⟨

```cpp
template <bool XROW, bool BWD, bool NOEPI = false, bool TWO = false>
__global__ __launch_bounds__(kThreads, BWD ? 4 : TWO ? 6 : XROW ? 7 : 7) void spmm_block_kernel(
    const int32_t *__restrict__ rowptr, const int32_t *__restrict__ col, const float *__restrict__ val,
    const float *__restrict__ X, int64_t ldx, float *__restrict__ Y, int64_t ldy, int32_t H,
    const fitgnn_block_t *__restrict__ blocks, int32_t n_blocks, const int32_t *__restrict__ long_rows, int32_t n_slabs,
    const float *__restrict__ bias, uint32_t epi, float p_drop, uint64_t seed_arg, const uint8_t *__restrict__ mask,
    const int32_t *__restrict__ xrow, const int32_t *__restrict__ xcol, const float *__restrict__ prev, float *__restrict__ col_part,
    int32_t zero_from, const float *__restrict__ Xc2 = nullptr, int64_t ldxc = 0, const int32_t *__restrict__ row_p = nullptr,
    const float *__restrict__ row_w = nullptr, int32_t xc_zero_from = 0) {
    static_assert(!TWO || (XROW && !BWD && NOEPI), "the two-hop form is a plain product over a table");
    constexpr uint32_t kNtOut = TWO ? fitgnn::kNtOutTwoHop : BWD ? 0u : XROW ? fitgnn::kNtOutTable : fitgnn::kNtOutPlain;
    constexpr uint32_t kNtWin = TWO ? fitgnn::kNtWinTwoHop : XROW ? fitgnn::kNtWinTable : fitgnn::kNtWinPlain;
    using P = Pack<4>;
    using T = float4;
    constexpr int kZeroSlot = kBlkRows + kBlkLong;
    const uint64_t seed = fitgnn::resolve_seed(seed_arg, epi);
    __shared__ T s_win[(kBlkRows + kBlkLong + 1) * 64];
    __shared__ int32_t s_rp[kBlkRows + 4];
    __shared__ int32_t s_col[kBlkMeta];
    __shared__ float s_val[kBlkMeta];
    __shared__ int32_t s_long[kBlkLong];
    __shared__ int32_t s_hub_pos;
    const int bid = blockIdx.x;
    const int seq = bid >> 3;
    const int slab = seq % n_slabs;
    const int b = (seq / n_slabs) * 8 + (bid & 7);
    if (b >= n_blocks) return;
#ifdef FITGNN_SPMM_STAMPS
    unsigned long long sdbg[8] = {0, 0, 0, 0, 0, 0, 0, 0};
#endif
    SSTAMP(s_begin);
    const fitgnn_block_t blk = blocks[b];
    if (blk.row_end <= blk.row_begin) return;
    const int lane = threadIdx.x & 63;
    const int wave = __builtin_amdgcn_readfirstlane(threadIdx.x >> 6);
    const int col0 = slab * 256 + lane * 4;
    const bool live = col0 + 4 <= H;
    const float *Xs = X + (live ? col0 : max(H - 4, 0));
    auto src = [&](int r) -> int64_t { return XROW ? (int64_t)xrow[r] : (int64_t)r; };
    auto ecol = [&](int e, int c) -> int { return (TWO || (XROW && xcol)) ? xcol[e] : (XROW ? xrow[c] : c); };
    const int n_long = min(blk.n_long, kBlkLong);
    const float keep_scale = (epi & FITGNN_EPI_DROPOUT) ? 1.0f / (1.0f - p_drop) : 1.0f;
    const uint32_t thresh = fitgnn::dropout_threshold(p_drop);
    const RowEpilogue rowepi{(BWD || TWO) ? (epi | FITGNN_EPI_BACKWARD) : (epi & ~FITGNN_EPI_BACKWARD), keep_scale,
                             (epi & FITGNN_EPI_DROPOUT) ? 1.0f - p_drop : 1.0f, thresh, seed, mask, (BWD || TWO) ? prev : nullptr};
    const int colc2 = live ? col0 : max(H - 4, 0);
    float cs[4];
#pragma unroll
    for (int i = 0; i < 4; ++i) cs[i] = 0.f;
    float bv[4];
#pragma unroll
    for (int i = 0; i < 4; ++i) bv[i] = ((epi & FITGNN_EPI_BIAS) && live) ? bias[col0 + i] : 0.f;

    const bool has_zero = XROW && !TWO && zero_from >= 0;
    auto is_zero_row = [&](int64_t opr) { return has_zero && opr >= (int64_t)zero_from; };
    T pv[4];
    T o_nx[kBlkRows / kWaves];
    int p_rp = 0, p_c = 0, p_cx = 0, p_E0 = 0;
    float p_v = 0.f;
    int xr_next = 0;
    int xp_next = 0, xw_next = 0;
    int sr_pub[4] = {0, 0, 0, 0}, pp_pub[4] = {0, 0, 0, 0};
    float w_pub[4] = {0.f, 0.f, 0.f, 0.f};
    int hub_pos = 0x7fffffff;
    auto fetch_indices = [&](int r0, int r1) {
        if (XROW) {
            const int r = r0 + wave + lane * kWaves;
            xr_next = (lane < 4 && r < r1) ? xrow[r] : 0;
            if (TWO) {
                xp_next = (lane < 4 && r < r1) ? row_p[r] : 0x7fffffff;
                xw_next = (lane < 4 && r < r1) ? __float_as_int(row_w[r]) : 0;
            }
        }
    };
    auto prefetch = [&](int r0, int r1, int E0) {
        const int xr = xr_next;

#pragma unroll
        for (int j = 0; j < 4; ++j) {
            const int r = r0 + wave + j * kWaves;
            pv[j] = P::zero();
            const int64_t sr = XROW ? (int64_t)__builtin_amdgcn_readlane(xr, j) : (int64_t)r;
            if (TWO) {
                const int rr = min(r, r1 - 1);
                const float *rowp = sr >= 0 ? Xs + sr * ldx : prev + (uint64_t)rr * (uint64_t)H + (uint64_t)colc2;
                const int pp = __builtin_amdgcn_readlane(xp_next, j);
                const T a = fitgnn::load4<kNtWin>(rowp);
                pv[j] = r < r1 ? a : P::zero();
                sr_pub[j] = (int)sr;
                pp_pub[j] = pp;
                w_pub[j] = __int_as_float(__builtin_amdgcn_readlane(xw_next, j));
            } else if (r < r1 && !is_zero_row(sr)) {
                pv[j] = fitgnn::load4<kNtWin>(Xs + sr * ldx);
            }
        }
        if (XROW) fetch_indices(r1, min(r1 + kBlkRows, blk.row_end));
        if (BWD) {
#pragma unroll
            for (int j = 0; j < kBlkRows / kWaves; ++j) o_nx[j] = prev_row<4, BWD>(rowepi, min(r0 + wave + j * kWaves, r1 - 1), col0, H, live);
        }
        p_rp = 0;
        if ((int)threadIdx.x <= r1 - r0) p_rp = rowptr[r0 + threadIdx.x];
        p_c = 0; p_cx = 0; p_v = 0.f;
        if ((int)threadIdx.x < kBlkMeta && blk.nnz_end > blk.nnz_begin) {
            const int e = min(E0 + (int)threadIdx.x, blk.nnz_end - 1);
            p_c = col[e];
            p_cx = (TWO || (XROW && xcol)) ? xcol[e] : p_c;
            p_v = val[e];
        }
        p_E0 = E0;
    };
    fetch_indices(blk.row_begin, min(blk.row_begin + kBlkRows, blk.row_end));
    if ((int)threadIdx.x < kBlkLong) s_long[threadIdx.x] = (int)threadIdx.x < n_long ? long_rows[blk.long_off + threadIdx.x] : -1;
    if (XROW && !TWO && (int)threadIdx.x < 64) s_win[kZeroSlot * 64 + threadIdx.x] = P::zero();
    if (TWO && threadIdx.x == 0) s_hub_pos = 0x7fffffff;
    int my_long[kBlkLW], cur[kBlkLW], end[kBlkLW], pos[kBlkLW], lc[kBlkLW], lcx[kBlkLW];
    float lv[kBlkLW];
    T acc_long[kBlkLW];
#pragma unroll
    for (int q = 0; q < kBlkLW; ++q) {
        const int slot = wave + q * kWaves;
        my_long[q] = slot < n_long ? long_rows[blk.long_off + slot] : -1;
        my_long[q] = __builtin_amdgcn_readfirstlane(my_long[q]);
        acc_long[q] = P::zero();
        cur[q] = end[q] = 0;
        pos[q] = 64;
        lc[q] = 0x7fffffff;
        lcx[q] = 0;
        lv[q] = 0.f;
    }
    prefetch(blk.row_begin, min(blk.row_begin + kBlkRows, blk.row_end), blk.nnz_begin);
#pragma unroll
    for (int q = 0; q < kBlkLW; ++q) {
        const int slot = wave + q * kWaves;
        if (my_long[q] >= 0) {
            cur[q] = __builtin_amdgcn_readfirstlane(rowptr[my_long[q]]);
            end[q] = __builtin_amdgcn_readfirstlane(rowptr[my_long[q] + 1]);
            const int64_t lr_src = src(my_long[q]);
            s_win[(kBlkRows + slot) * 64 + lane] = is_zero_row(lr_src) ? P::zero() : *reinterpret_cast<const T *>(Xs + lr_src * ldx);
            if (TWO && slot == 0 && lr_src < (int64_t)xc_zero_from) {
                s_win[kZeroSlot * 64 + lane] = *reinterpret_cast<const T *>(Xc2 + lr_src * ldxc + colc2);
                if (lane == 0) s_hub_pos = (int)lr_src;
            }
        }
    }
    __syncthreads();
    if (TWO) hub_pos = __builtin_amdgcn_readfirstlane(s_hub_pos);
    int lid[kBlkLong];
#pragma unroll
    for (int i = 0; i < kBlkLong; ++i) lid[i] = __builtin_amdgcn_readfirstlane(s_long[i]);

    const int n_pieces = (blk.row_end - blk.row_begin + kBlkRows - 1) / kBlkRows;

    auto gather_long = [&](int q, int bound) {
        while (cur[q] < end[q]) {
            if (pos[q] == 64) {
                const int e = cur[q] + lane;
                lc[q] = e < end[q] ? col[e] : 0x7fffffff;
                lcx[q] = (XROW && xcol && e < end[q]) ? xcol[e] : 0;
                lv[q] = e < end[q] ? val[e] : 0.f;
                pos[q] = 0;
            }
            const unsigned long long in = __ballot(lc[q] < bound) >> pos[q];
            const int n_in = in == 0 ? 0 : (int)__builtin_popcountll(in);
            constexpr int kLongBatch = (TWO || (XROW && !BWD)) ? 4 : 8;
            for (int k = pos[q]; k < pos[q] + n_in; k += kLongBatch) {
                const int last = pos[q] + n_in - 1;
                T x[kLongBatch];
                float w[kLongBatch];
#pragma unroll
                for (int u = 0; u < kLongBatch; ++u) {
                    const int kk = min(k + u, last);
                    const int64_t c = (XROW && xcol) ? (int64_t)__builtin_amdgcn_readlane(lcx[q], kk) : src(__builtin_amdgcn_readlane(lc[q], kk));
                    w[u] = k + u <= last ? __int_as_float(__builtin_amdgcn_readlane(__float_as_int(lv[q]), kk)) : 0.f;
                    x[u] = is_zero_row(c) ? P::zero() : *reinterpret_cast<const T *>(Xs + c * ldx);
                }
#pragma unroll
                for (int u = 0; u < kLongBatch; ++u) P::fma(acc_long[q], w[u], x[u]);
            }
            pos[q] += n_in;
            cur[q] += n_in;
            if (pos[q] < 64) break;
        }
    };
#pragma unroll
    for (int q = 0; q < kBlkLW; ++q)
// ... 962 lines not shown
```

fit-gnn_amd/fitgnn_amd/_lib.py:

```python
import ctypes
import os

_HERE = os.path.dirname(os.path.abspath(__file__))
LIB_PATH = os.path.join(os.path.dirname(_HERE), "lib", "libfitgnn_hip.so")

c_i32, c_i64, c_u32, c_u64, c_f32, c_size = (ctypes.c_int32, ctypes.c_int64, ctypes.c_uint32, ctypes.c_uint64,
                                              ctypes.c_float, ctypes.c_size_t)
ptr = ctypes.c_void_p

EPI_BIAS, EPI_ELU, EPI_DROPOUT, EPI_SEED_DEVICE = 1, 2, 4, 8
SPMM_GATHER = 0x100
MAX_K = 16
MATCH_HEAVY_EDGE, MATCH_ALGEBRAIC_JC = 0, 1
MATCH_SMALL_MAX_NODES, MATCH_SMALL_MAX_NNZ, MATCH_SMALL_MAX_K, MATCH_SMALL_LDS_BUDGET = 128, 1024, 12, 65536
MATCH_DONE, MATCH_TOO_BIG, MATCH_BAD_INPUT = 1, 2, 3
QUALITY_MAX_K = 64
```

⟩

Task statement -> Search the entries for the string "kBlkLong" and return each line where it turns up.

Written solution ->
    constexpr int kZeroSlot = kBlkRows + kBlkLong;
    __shared__ T s_win[(kBlkRows + kBlkLong + 1) * 64];
    __shared__ int32_t s_long[kBlkLong];
    const int n_long = min(blk.n_long, kBlkLong);
    if ((int)threadIdx.x < kBlkLong) s_long[threadIdx.x] = (int)threadIdx.x < n_long ? long_rows[blk.long_off + threadIdx.x] : -1;
    int lid[kBlkLong];
    for (int i = 0; i < kBlkLong; ++i) lid[i] = __builtin_amdgcn_readfirstlane(s_long[i]);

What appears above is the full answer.